When the first and second aortic arch arteries begin to regress, the blood supply to the corresponding pharyngeal arches is derived from a transient ventral pharyngeal artery, which terminates by dividing into mandibular and maxillary branches. The second aortic arch artery at first anastomoses with the ventral pharyngeal artery and passes through the mesenchyme of the stapedial cartilage, which condenses around it, forming the foramen of the stapes.

Further development of the third, fourth and sixth aortic arches ( Figs 17.8 – 17.9 ) produces the main arteries to the head and the great vessels arising from the heart. The common carotid artery arises from an elongation of the aortic sac, and the third arch artery becomes the proximal part of the internal carotid artery. The external carotid artery arises as a sprout from the common carotid; it incorporates the stem of the ventral pharyngeal artery, and its maxillary branch communicates with the common trunk of origin of the maxillary and mandibular branches of the stapedial artery and annexes these vessels. The proximal part of the common trunk persists as the root of the middle meningeal artery (see Fig. 17.8 ). More distally, the meningeal artery is derived from the proximal part of the supraorbital artery. The maxillary branch becomes the infraorbital artery and the mandibular branch forms the inferior alveolar artery. When the definitive ophthalmic artery differentiates as a branch from the terminal part of the internal carotid artery, it communicates with the supraorbital branch of the stapedial artery, which becomes the lacrimal artery distally, and retains an anastomotic connection with the middle meningeal artery. The dorsal stem of the original second arch artery remains as one or more caroticotympanic branches of the internal carotid artery.

Fig. 17.8, The arterial system of the head at about stage 17.

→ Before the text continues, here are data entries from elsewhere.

#ifndef SDM_K1_EU_MIN
#define SDM_K1_EU_MIN 8
#endif
#ifndef SDM_K1_LB
#define SDM_K1_LB __launch_bounds__(K1_BLOCK) __attribute__((amdgpu_waves_per_eu(SDM_K1_EU_MIN, 8)))
#endif
template <bool STATS, bool MASK>
__global__ SDM_K1_LB void k_search_fuse(const float4* __restrict__ rec, long long plane,
                                                       const RefConst* __restrict__ refs,
                                                       const PairConst* __restrict__ pairs, int n_ref, int n,
                                                       int W, int H, int max_chunks, DevParams prm,
                                                       const unsigned* __restrict__ act, float2* __restrict__ pool,
                                                       unsigned long long* __restrict__ stats, OpenList open_list,
                                                       const unsigned* __restrict__ gmask, int mrow)
{
    extern __shared__ __align__(16) unsigned char smem_raw[];
    float2* hyp = reinterpret_cast<float2*>(smem_raw);
    float* sgm = reinterpret_cast<float*>(hyp + (size_t)n * K1_PX);
    unsigned* cnt = reinterpret_cast<unsigned*>(sgm + (size_t)n * K1_PX);
    const int cnt_words = max((n + 3) >> 2, K1_OUTLIER_ROWS);
    unsigned long long* pmask = reinterpret_cast<unsigned long long*>(cnt + (size_t)cnt_words * K1_PX);
    unsigned long long* set0 = pmask + K1_BLOCK;
    unsigned* cnt0 = reinterpret_cast<unsigned*>(set0 + K1_PX);
    unsigned* xbase = cnt0 + K1_PX;

    const int b = blockIdx.x;
    const int i8 = b >> 3;
    const int cl = i8 / n_ref;
    const int ref = i8 - cl * n_ref;
    const int chunk = cl * 8 + (b & 7);
    if (chunk >= max_chunks) return;
    const RefConst rc = refs[ref];
    if (chunk * K1_PX >= rc.act_count) return;
    const int tid = threadIdx.x, p = tid & (K1_PX - 1);
    const int w = __builtin_amdgcn_readfirstlane(tid >> 6);
    const int t = chunk * K1_PX + p;
    const bool on = t < rc.act_count;
    const float4* __restrict__ rrec = rec + (long long)rc.slot * plane;

    int x = 2, y = 2;
    float pixel = 0.f, grad1 = 0.f, th_pi = 0.f, xp0 = 0.f, xp1 = 0.f;
    if (on) {
        unsigned xy = act[(long long)rc.slot * plane + t];
        x = (int)(xy & 0xffffu);
        y = (int)(xy >> 16);
        float4 r = rrec[y * W + x];
        pixel = (float)(int)(__float_as_uint(r.w) & 0xffu);
        grad1 = r.x;
        th_pi = r.y;
        xp0 = ((float)x - rc.cx) / rc.fx;
        xp1 = ((float)y - rc.cy) / rc.fy;
    }
    SearchStats st = {0, 0, 0};
    MaskStats ms = {0, 0, 0};
    MaskView mv;
    mv.row_pitch = (unsigned)mrow * MASK_WORD_BYTES;
    const PairConst* __restrict__ pcs = pairs + (long long)ref * n;
    const float rcvb[4] = {rc.fx, rc.cx, rc.mind, rc.maxd};
    const float* __restrict__ rcv = rcvb;
    unsigned long long mymask = 0;
    for (int j = w; j < n; j += K1_WAVES) {
        const PairConst* __restrict__ pc = pcs + j;
        const float4* __restrict__ nrec = rec + (long long)pc->nbr_slot * plane;
        float2 h = make_float2(__builtin_inff(), 1.0f);
#if SDM_K1_OPT & 0x1000
        {
            float rho, sigma, bu, bv;
            const float* __restrict__ cv = reinterpret_cast<const float*>(pc);
            bool ok = epipolar_search<STATS, true>(nrec, W, H, cv, rcv, pc->clean, on, x, y, pixel, grad1, th_pi, xp0, xp1, prm,
                                                   rho, sigma, bu, bv, &st);
            if (ok && __float_as_uint(rho) < 0x7f800000u) {
                h = make_float2(rho, sigma);
                mymask |= 1ull << j;
            }
        }
#else
        if (on) {
            float rho, sigma, bu, bv;
            const float* __restrict__ cv = reinterpret_cast<const float*>(pc);
            mv.base = (MASK && gmask) ? reinterpret_cast<const char*>(gmask + (long long)pc->nbr_slot * H * MASK_PLANES * mrow) : nullptr;
            bool ok = epipolar_search<STATS, false, MASK>(nrec, W, H, cv, rcv, pc->clean, true, x, y, pixel, grad1, th_pi, xp0, xp1, prm, rho,
                                             sigma, bu, bv, &st, mv, &ms);
            if (ok && __float_as_uint(rho) < 0x7f800000u) {
                h = make_float2(rho, sigma);
                mymask |= 1ull << j;
            }
        }
#endif
        hyp[j * K1_PX + p] = make_float2(h.x, safe_rcp_sq(h.y));
        sgm[j * K1_PX + p] = h.y;
    }
    for (int q = w; q < cnt_words; q += K1_WAVES) cnt[q * K1_PX + p] = 0u;
    if (w == 0) {
        set0[p] = 0ull;
        cnt0[p] = 0u;
    }
    pmask[tid] = mymask;
    __syncthreads();

    unsigned long long vm = 0;
#pragma unroll
    for (int q = 0; q < K1_WAVES; q++) vm |= pmask[q * K1_PX + p];
#if SDM_ABLATE == 1
    const int nh = 0;
    if (vm == 0x123456789ull) pool[0] = make_float2(1.f, 1.f);
#else
    const int nh = __popcll(vm);
#endif
    const bool go = nh > prm.lambdaN;
    const int a0 = (int)__ffsll((long long)vm) - 1;
    bool self0 = false;
    if (go) {
        const float2 ha = hyp[a0 * K1_PX + p];
        const float sa = sgm[a0 * K1_PX + p];
        self0 = sa * sa > 0.0f;
        unsigned c = 0;
        for (int bb = w; bb < n; bb += K1_WAVES) {
            const float2 hb = hyp[bb * K1_PX + p];
            if (bb != a0 && chi_test_lazy(ha, hb, sa, &sgm[bb * K1_PX + p])) c++;
        }
        if (c) atomicAdd(&cnt0[p], c);
    }
    __syncthreads();
#if SDM_ABLATE == 9
    bool settled = false;
    const bool few = false;
    const unsigned long long S0 = 0ull;
    const int s0 = 0;
#else
    bool settled = go && self0 && (int)cnt0[p] + 1 == nh;
    const bool more = go && !settled && self0;
    unsigned long long S0 = settled ? vm : 0ull;
    if (__builtin_amdgcn_ballot_w64(more) != 0ull) {
        if (more) {
            const float2 ha = hyp[a0 * K1_PX + p];
            const float sa = sgm[a0 * K1_PX + p];
            unsigned long long m = 0;
            for (int bb = w; bb < n; bb += K1_WAVES) {
                const float2 hb = hyp[bb * K1_PX + p];
                if (bb != a0 && chi_test_lazy(ha, hb, sa, &sgm[bb * K1_PX + p])) m |= 1ull << bb;
            }
            if (m) atomicOr(&set0[p], m);
        }
        __syncthreads();
        if (more) S0 = set0[p] | (1ull << a0);
    }
    const int s0 = __popcll(S0);
    const unsigned long long O = vm & ~S0;
    const bool few = more && __popcll(O) <= K1_OUTLIER_ROWS;
    if (__builtin_amdgcn_ballot_w64(few) != 0ull) {
        unsigned* orow = cnt;
        unsigned long long rem = few ? O : 0ull;
        for (int i = 0; i < K1_OUTLIER_ROWS && __builtin_amdgcn_ballot_w64(rem != 0ull) != 0ull; i++) {
            if (rem != 0ull) {
                const int o = (int)__ffsll((long long)rem) - 1;
                rem &= rem - 1ull;
                const float2 ho = hyp[o * K1_PX + p];
                const float so = sgm[o * K1_PX + p];
                unsigned c = (w == 0 && so * so > 0.0f) ? 1u : 0u;
                for (int bb = w; bb < n; bb += K1_WAVES) {
                    const float2 hb = hyp[bb * K1_PX + p];
                    if (bb != o && chi_test_lazy(ho, hb, so, &sgm[bb * K1_PX + p])) c += ((S0 >> bb) & 1ull) ? 0x10001u : 1u;
                }
                if (c) atomicAdd(&orow[i * K1_PX + p], c);
            }
        }
        __syncthreads();
        if (few) {
            bool stands = true;
            const int nO = __popcll(O);
            for (int i = 0; i < K1_OUTLIER_ROWS; i++) {
                const unsigned v = orow[i * K1_PX + p];
                if (i < nO) stands = stands && (v >> 16) == 0u && (int)(v & 0xffffu) <= s0;
            }
            settled = stands;
        }
        __syncthreads();
        for (int q = w; q < K1_OUTLIER_ROWS; q += K1_WAVES) cnt[q * K1_PX + p] = 0u;
    }
#endif
    const bool open = go && !settled;
    const unsigned long long open_mask = __builtin_amdgcn_ballot_w64(open);
    bool deferred = false;
    if (open_mask != 0ull) {
        if (tid == 0) {
            const unsigned cntw = (unsigned)__popcll(open_mask);
            unsigned first = 0xFFFFFFFFu;
            if (cntw < open_list.inplace_min && atomicAdd(&open_list.count[0], cntw) >= open_list.quota) {
                const unsigned base = atomicAdd(&open_list.count[2], cntw);
                if (base <= open_list.capacity && cntw <= open_list.capacity - base)
                    first = base;
                else
                    atomicMin(&open_list.count[1], base);
            }
            xbase[0] = first;
        }
        __syncthreads();
        const unsigned base = xbase[0];
        deferred = base != 0xFFFFFFFFu;
        if (deferred) {
            if (open) {
                const unsigned e = base + (unsigned)__popcll(open_mask & ((1ull << p) - 1ull));
                float2* __restrict__ dst = open_list.hyp + ((size_t)(e >> 6) * n) * K1_PX + (e & 63u);
                for (int j = w; j < n; j += K1_WAVES) dst[(size_t)j * K1_PX] = make_float2(hyp[j * K1_PX + p].x, sgm[j * K1_PX + p]);
                if (w == 0) {
                    open_list.pix[e] = (long long)rc.slot * plane + y * W + x;
                    open_list.vm[e] = vm;
                }
            }
        } else {
            if (open) k1_count_all_pairs(hyp, sgm, cnt, vm, n, p, w);
            __syncthreads();
        }
    }

    unsigned long long n_fused = 0;
    if (w == 0 && on && !(open && deferred)) {
        float2 result = make_float2(0.f, 0.f);
        if (settled) {
            if (s0 >= prm.lambdaN) {
                float pjsj = 0.f, rsj = 0.f;
                for (int bb = 0; bb < n; bb++) {
                    if (!((S0 >> bb) & 1ull)) continue;
                    fusion_accum_decided(hyp[bb * K1_PX + p].x, sgm[bb * K1_PX + p], pjsj, rsj);
                }
                result = fusion_tail(pjsj, rsj);
                n_fused = 1;
            }
        } else if (go) {
            n_fused = k1_fuse_counted(hyp, sgm, cnt, vm, n, p, prm.lambdaN, result) ? 1 : 0;
        }
        pool[(long long)rc.slot * plane + y * W + x] = result;
    }
    if (STATS) {
        unsigned long long v[9] = {st.searches, st.candidates, st.gate_pass,
                                   (w == 0 && on) ? (unsigned long long)nh : 0ull, n_fused, ms.waves, ms.steps, ms.row_mismatch,
                                   (w == 0 && open) ? 1ull : 0ull};
#pragma unroll
        for (int k = 0; k < 9; k++) {
            unsigned long long s = v[k];
            for (int o = 32; o > 0; o >>= 1) s += __shfl_down(s, o);
            if ((tid & 63) == 0 && s) atomicAdd(&stats[k], s);
        }
    }
}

Fig. 17.9, The aortic arch arteries and their derivatives.

The fourth aortic arch on the right forms the proximal part of the right subclavian artery, whereas the corresponding vessel on the left constitutes the arch of the definitive aorta between the origins of the left common carotid and left subclavian arteries. With elongation of the neck, longitudinal anastomoses in the cervical region link intersegmental arteries and their branches, and direct blood flow to the developing brain in the vertebral arteries in parallel with the internal carotid arteries (see Figs 17.8 – 17.9 ).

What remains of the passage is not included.